The AirPort Express is a true little wonder. I have to hand it to Apple on that one. If I lived in a large, old home that wasn’t pre-wired for Ethernet — like pretty much every home in San Francisco (not that I’ll ever be able to afford one, but one can dream in Appleland) — I could buy a bunch of them and plug them in wherever I wanted to hear my music and have an instant all-over sound system. It’s certainly cheaper to get a few little AirPorts than to rewire the whole place, and they’re often available in Apple’s Refurb Store for $20 off — plus free shipping!
If I’m starting to sound like an Apple ad, I apologize, but I really am shocked at how easy it is to get my digital life in order using Apple’s system of products and software. The elegant and beautiful industrial design doesn’t hurt, of course, as well as the new quiet I can enjoy without the usual fans whirring away all the time. I can see how the cultists can bow down at Sir Steven’s feet, awaiting every new product launch, and snapping them up as quickly as Apple can make them. If you’ve been using an iPod, and you appreciate its elegance and simplicity and ease of use, all of that just passes through into Appleland.
There’s a price to pay, of course, and it’s the lack of openness in the world. It does feel a little like having a tight jacket applied over one’s comfy pajamas. It’s weird losing complete and simple access to everything in the computer’s innards. OS-X may be more simple and elegant, but like some of Apple’s ideas about simplicity and elegance (hello, right-click?), sometimes it’s too simple.
All in all, and after all my internal trepidation about making the switch and also my weird and somewhat illogical fear of becoming a cult member — or even to be looked upon by others as a cult member, even by other cult members — I’m very happy in Appleland.
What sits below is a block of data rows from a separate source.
# drtconway/zotmer

Measured on AMD Instinct MI355X. Metric: Gk-mers/sec kmerize k=25 on synthetic 150bp FASTQ; achieved HBM GB/s fraction, higher is better.
Workload: dtype u64

## Files before the change

### include/zotk.h

```cpp
#ifndef ZOTK_H
#define ZOTK_H

#include <stdint.h>

#ifdef __cplusplus
extern "C" {
#endif

#define ZK_OK 0
#define ZK_EINVAL (-1)
#define ZK_ENOMEM (-2)
#define ZK_EHIP (-3)
#define ZK_ENOSPC (-4)
#define ZK_EOVERFLOW (-5)
#define ZK_EINTERNAL (-6)
#define ZK_ERANGE (-7)

typedef struct zk_ctx zk_ctx;

zk_ctx* zk_create(int device, uint64_t workspace_bytes);
void zk_destroy(zk_ctx* ctx);
const char* zk_last_error(zk_ctx* ctx);
int zk_set_stream(zk_ctx* ctx, void* hip_stream);
void* zk_get_stream(zk_ctx* ctx);
// ... 8 lines not shown
int zk_copy(zk_ctx* ctx, void* d_dst, const void* d_src, uint64_t bytes);
int zk_host_alloc(zk_ctx* ctx, uint64_t bytes, void** ptr);
int zk_host_free(zk_ctx* ctx, void* ptr);
int zk_upload_async(zk_ctx* ctx, void* d_dst, const void* src, uint64_t bytes);

#define ZK_TUNE_SORT_VARIANT 1
#define ZK_TUNE_PAIRS_VARIANT 2
#define ZK_TUNE_SHORT_SORT 3
#define ZK_TUNE_XCD_GROUP 5
#define ZK_TUNE_SIDE_DIV 4
#define ZK_TUNE_EARLY_COLLAPSE 7
#define ZK_TUNE_PACKED_PAIRS 8
#define ZK_TUNE_WIDE_TILES 9
#define ZK_TUNE_STREAM_PASS 10
#define ZK_TUNE_STREAM_RANGES 11
#define ZK_TUNE_TAG_WORDS 12
#define ZK_TUNE_DEDUPE_VARIANT 13
#define ZK_TUNE_DEDUPE_LIMIT 14
#define ZK_TUNE_DEDUPE_BITS 15
#define ZK_TUNE_COMM_CHUNK 6
#define ZK_TUNE_TAG_PASS 17
#define ZK_TUNE_KWAY 18
#define ZK_TUNE_TILE_SORT 19
#define ZK_TUNE_COMM_SELF_LOOP 16
int zk_tune(zk_ctx* ctx, int what, int value);

#define ZK_PROF_HIST_STREAM 1
#define ZK_PROF_HIST_ARRAY 2
#define ZK_PROF_PASS_STREAM 3
#define ZK_PROF_PASS_KEYS 4
#define ZK_PROF_PASS_PAIRS 5
#define ZK_PROF_RLE 6
#define ZK_PROF_UNION 7
#define ZK_PROF_SELECT 8
#define ZK_PROF_MIRROR 9
#define ZK_PROF_INTERSECT 10
#define ZK_PROF_COUNT_HIST 11
#define ZK_PROF_PASS_PACKED 12
#define ZK_PROF_SAMPLE 13
#define ZK_PROF_TILE_SORT 14
#define ZK_PROF_CAPTURE_HITS 15
int zk_debug_buffer(zk_ctx* ctx, void* d_buf);
int zk_profile(zk_ctx* ctx, int enable);
int zk_profile_read(zk_ctx* ctx, int tag, uint64_t* launches, double* total_ms, uint64_t* algorithmic_bytes);


// ... 156 lines not shown
```

### zotmer_amd/csrc/context.hip

```cpp
#include <stdarg.h>
#include <string.h>

#include "internal.hpp"
#include <vector>

namespace zk {

int fail(zk_ctx* c, int code, const char* fmt, ...) {
    char buf[512];
    va_list ap;
    va_start(ap, fmt);
    vsnprintf(buf, sizeof buf, fmt, ap);
    va_end(ap);
    if (c) c->last_error = buf;
    return code;
}

void arena_reset(zk_ctx* c) { c->arena_off = 0; }

int arena_alloc(zk_ctx* c, uint64_t bytes, void** p) {
    const uint64_t need = (bytes + 255) & ~255ull;
    if (c->arena_off + need > c->arena_size) {
        if (c->arena_off != 0)
            return fail(c, ZK_ENOMEM, "workspace too small: %llu bytes in use, %llu more needed, %llu reserved (call zk_reserve)",
// ... 273 lines not shown
    if (what == ZK_TUNE_PAIRS_VARIANT) { c->pairs_variant = value; return ZK_OK; }
    if (what == ZK_TUNE_SHORT_SORT) { c->short_sort = value; return ZK_OK; }
    if (what == ZK_TUNE_SIDE_DIV) { c->side_div = value; return ZK_OK; }
    if (what == ZK_TUNE_WIDE_TILES) { c->wide_tiles = value ? 1 : 0; return ZK_OK; }
    if (what == ZK_TUNE_PACKED_PAIRS) { c->packed_pairs = value ? 1 : 0; return ZK_OK; }
    if (what == ZK_TUNE_EARLY_COLLAPSE) { c->early_collapse = value < 0 ? 0 : (value > 3 ? 3 : value); return ZK_OK; }
    if (what == ZK_TUNE_COMM_SELF_LOOP) { c->comm_self_loop = value ? 1 : 0; return ZK_OK; }
    if (what == ZK_TUNE_COMM_CHUNK) { c->comm_chunk_bytes = value > 0 ? (uint64_t)value : 0; return ZK_OK; }
    if (what == ZK_TUNE_STREAM_PASS) {
#ifdef ZK_PHASES
        c->stream_pass = value < 0 ? 0 : value;
#else
        if (value < 0 || value > 3) return fail(c, ZK_EINVAL, "stream pass variant %d (0, 1, 2 or 3)", value);
        c->stream_pass = value;
#endif
        return ZK_OK;
    }
    if (what == ZK_TUNE_TAG_WORDS) { c->tag_words = value < 0 ? 0 : (value > 2 ? 2 : value); return ZK_OK; }
    if (what == ZK_TUNE_DEDUPE_VARIANT) { c->dedupe_variant = value < 0 ? -1 : (value & 3); return ZK_OK; }
    if (what == ZK_TUNE_KWAY) { c->kway = value < 0 ? 0 : (value > 2 ? 2 : value); return ZK_OK; }
    if (what == ZK_TUNE_TILE_SORT) { c->tile_sort = value ? 1 : 0; return ZK_OK; }
    if (what == ZK_TUNE_TAG_PASS) { c->tag_pass = value ? 1 : 0; return ZK_OK; }
    if (what == ZK_TUNE_DEDUPE_BITS) { c->dedupe_bits = value < 0 ? 0 : value; return ZK_OK; }
    if (what == ZK_TUNE_DEDUPE_LIMIT) { c->dedupe_limit = value < 1 ? 1 : (value > 65536 ? 65536 : value); return ZK_OK; }
    if (what == ZK_TUNE_STREAM_RANGES) { c->stream_ranges = value < 0 ? 0 : (value > 4096 ? 4096 : value); return ZK_OK; }
    if (what == ZK_TUNE_XCD_GROUP) {
        if (value < 0 || value > 32 || (value & (value - 1))) return fail(c, ZK_EINVAL, "xcd group must be 0 or a power of two <= 32");
        c->xcd_group = value;
        return ZK_OK;
    }
    return fail(c, ZK_EINVAL, "unknown tuning knob %d", what);
}

int zk_debug_buffer(zk_ctx* c, void* d_buf) {
    if (!c) return ZK_EINVAL;
    enter(c);
    c->dbg = (u64*)d_buf;
    return ZK_OK;
}

int zk_profile(zk_ctx* c, int enable) {
    if (!c) return ZK_EINVAL;
    enter(c);
    ZK_HIP(c, hipStreamSynchronize(c->stream));
    for (auto& r : c->prof) { (void)hipEventDestroy(r.a); (void)hipEventDestroy(r.b); }
    c->prof.clear();
// ... 91 lines not shown
```

### zotmer_amd/csrc/internal.hpp

```cpp
#pragma once
#include <hip/hip_runtime.h>
#include <stdint.h>
#include <stdio.h>
#include <string>
#include <vector>

#include "../../include/zotk.h"
#include "common.hpp"

struct zk_ctx {
    int device = 0;
    hipStream_t stream = nullptr;
    bool own_stream = false;
    int num_cus = 256;
    int sort_variant = 3;
    int short_sort = 0;
    int packed_pairs = 1;
    int wide_tiles = 1;
    int early_collapse = 1;
    int side_div = 8;
    int pairs_variant = 7;
    int stream_pass = 1;
    int tag_words = 2;
    int dedupe_variant = 0;
    int dedupe_limit = 65536;
    int tag_pass = 0;
    int kway = 1;
    int tile_sort = 1;
    int dedupe_bits = 0;
    int stream_ranges = 0;

    char* arena = nullptr;
    uint64_t arena_size = 0;
    uint64_t arena_off = 0;

    char* aux = nullptr;
    uint64_t aux_size = 0;

    u64* status = nullptr;
    uint64_t status_words = 0;
    unsigned short* part16 = nullptr;
    uint64_t part16_words = 0;
    u32 epoch = 0;
    u32* d_ticket = nullptr;
    u32* d_xticket = nullptr;
    int num_xcd = 1;
    int xcd_group = 0;
    u32 ticket_base = 0;

    u32* d_err = nullptr;
    u64* d_scalars = nullptr;
    u64* h_scalars = nullptr;
// ... 63 lines not shown
struct StreamSample { int shift; uint64_t value; double max_ratio; uint64_t seen = 0, distinct = 0; bool want_distinct = false; };
struct StreamTags { bool written = false; u64* cuts = nullptr; uint32_t blocks = 0; };
struct StreamSrc { const u8* stream; uint64_t n_bytes; int K; int mode; int lo_bit; int hi_bit = 0; StreamSample* sample = nullptr;
                   StreamTags* tags = nullptr; };
int sort_rbits(zk_ctx* c);
PassPlan sort_plan_upper(zk_ctx* c, int key_bits, int lo_bit);
struct MirrorHist { int passes; int shift[4]; int bits[4]; u64* raw; };
int sort_first_bits(zk_ctx* c, int key_bits, int lo_bit);
struct DedupeResult {
    uint64_t n_out = 0;
    uint32_t flags = 0;
    uint32_t n_big = 0;
    u64 *cuts = nullptr, *nwords = nullptr, *incl = nullptr, *big = nullptr, *work = nullptr;
    u32* sub = nullptr;
    uint32_t chunks = 0;
    int pack = 0;
};
int dedupe_pass(zk_ctx* c, const u64* keys, uint64_t n, int key_bits, int b, int pack, u64* work, uint64_t cap, DedupeResult* r,
                uint64_t* n_in = nullptr, uint64_t max_chunks = 0, const u32* tags = nullptr, const u64* tag_cuts = nullptr);
int expand_tags(zk_ctx* c, const u32* tags, const u64* cuts, uint32_t blocks, int tag_bits, u64* keys_out, uint64_t first_block = 0, uint64_t n_blocks = 0);
int dedupe_finish(zk_ctx* c, const DedupeResult& r, u64* out_k, u32* out_c, u64* out_m = nullptr, int K = 0, int gbases = 0,
                  u64** mirror_hist = nullptr, int* mirror_group_bits = nullptr, bool packed_out = false);
int sort_keys_upper_counted(zk_ctx* c, u64* keys, u64* alt, uint64_t n, int key_bits, int lo_bit, u64* counted, u64** result);
int collapse_pass(zk_ctx* c, const u64* keys, uint64_t n, int shift, int bits, int pack, u64* out, uint64_t cap, uint64_t* n_out,
                  uint64_t max_tiles = 0);
int sort_stream(zk_ctx* c, const StreamSrc& src, u64* buf_a, u64* buf_b, uint64_t cap, uint64_t* n_keys,
                uint64_t acgt[4], u64** result);
struct StreamRows { u32* rows = nullptr; u64* offs = nullptr; u32 ranges = 0, radix = 0; u32* gcodes = nullptr; u16* gvalid = nullptr;
                    u32 strands = 1;
                    bool wide = false; };
int stream_hist(zk_ctx* c, const u8* stream, uint64_t n_bytes, int K, int mode, const PassPlan& plan, u64* ghist, u32 gstride,
                u64* d_acgt, u64* d_n, u64* rec_info, u64* sample, u32 sample_cap, int sample_shift, u64 sample_value, u32* sample_n,
                void* image_room, uint64_t image_room_bytes, StreamRows* out);
struct StreamPlanes { u16* dig; int shift, bits; };
int stream_pass0(zk_ctx* c, uint64_t n_bytes, int K, int mode, int shift, int bits, const u64* ghist0, const StreamRows& rows,
                 uint64_t first_nl, bool uniform, u64* kout, uint64_t n, int variant, const StreamPlanes* planes = nullptr);
int stream_pass1(zk_ctx* c, const u32* tags, const u16* dig, uint64_t n, const u64* ghist0, uint32_t radix0, int bits1, u32* tout, u64* cuts);
int tile_sort_top_bits(uint64_t n, int key_bits, int rbits);
int tile_sort(zk_ctx* c, u64* keys, u32* vals, uint64_t n, int key_bits, int top, bool* declined);
int tile_sort_count(zk_ctx* c, const u64* keys, uint64_t n, int key_bits, int top, u64* uniq, u32* counts, uint64_t cap, uint64_t* n_unique,
                    bool* declined);
int trim(zk_ctx* c, const u64* keys, const void* cnts, int cbits, uint64_t n, u64 lo, u64 hi, u64* ok, void* oc,
         uint64_t cap, uint64_t* n_out);
int project_dedupe(zk_ctx* c, const u64* keys, uint64_t n, int shift, u64* out, uint64_t cap, uint64_t* n_out);
int subsample(zk_ctx* c, const u64* keys, uint64_t n, u64 seed, double p, u64* out, uint64_t cap, uint64_t* n_out);
int sample_pairs(zk_ctx* c, const u64* keys, const u64* cnts, uint64_t n, u64 seed, double p, u64* ok, u64* oc, uint64_t cap,
// ... 38 lines not shown
```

I find that I don’t miss Windows at all, and when I start it up in Parellels it looks so… well… shoddy and pimped-out. I mean, why is Windows so… Windowsy? It’s trying so hard to be there, and now I realize I don’t want it in my way like that. I want it to provide the engine, but I don’t want to look at the engine, or sit in the engine. Don’t chrome it all up and stick so many cupholders on the dash and make everything just so… y’know… Windowsy. Take it down a notch or seven, Mr. Gates.
Just some advice from someone whose site looks like it was created in some overwrought Ajaxian nightmare. So, grain of salt and all that.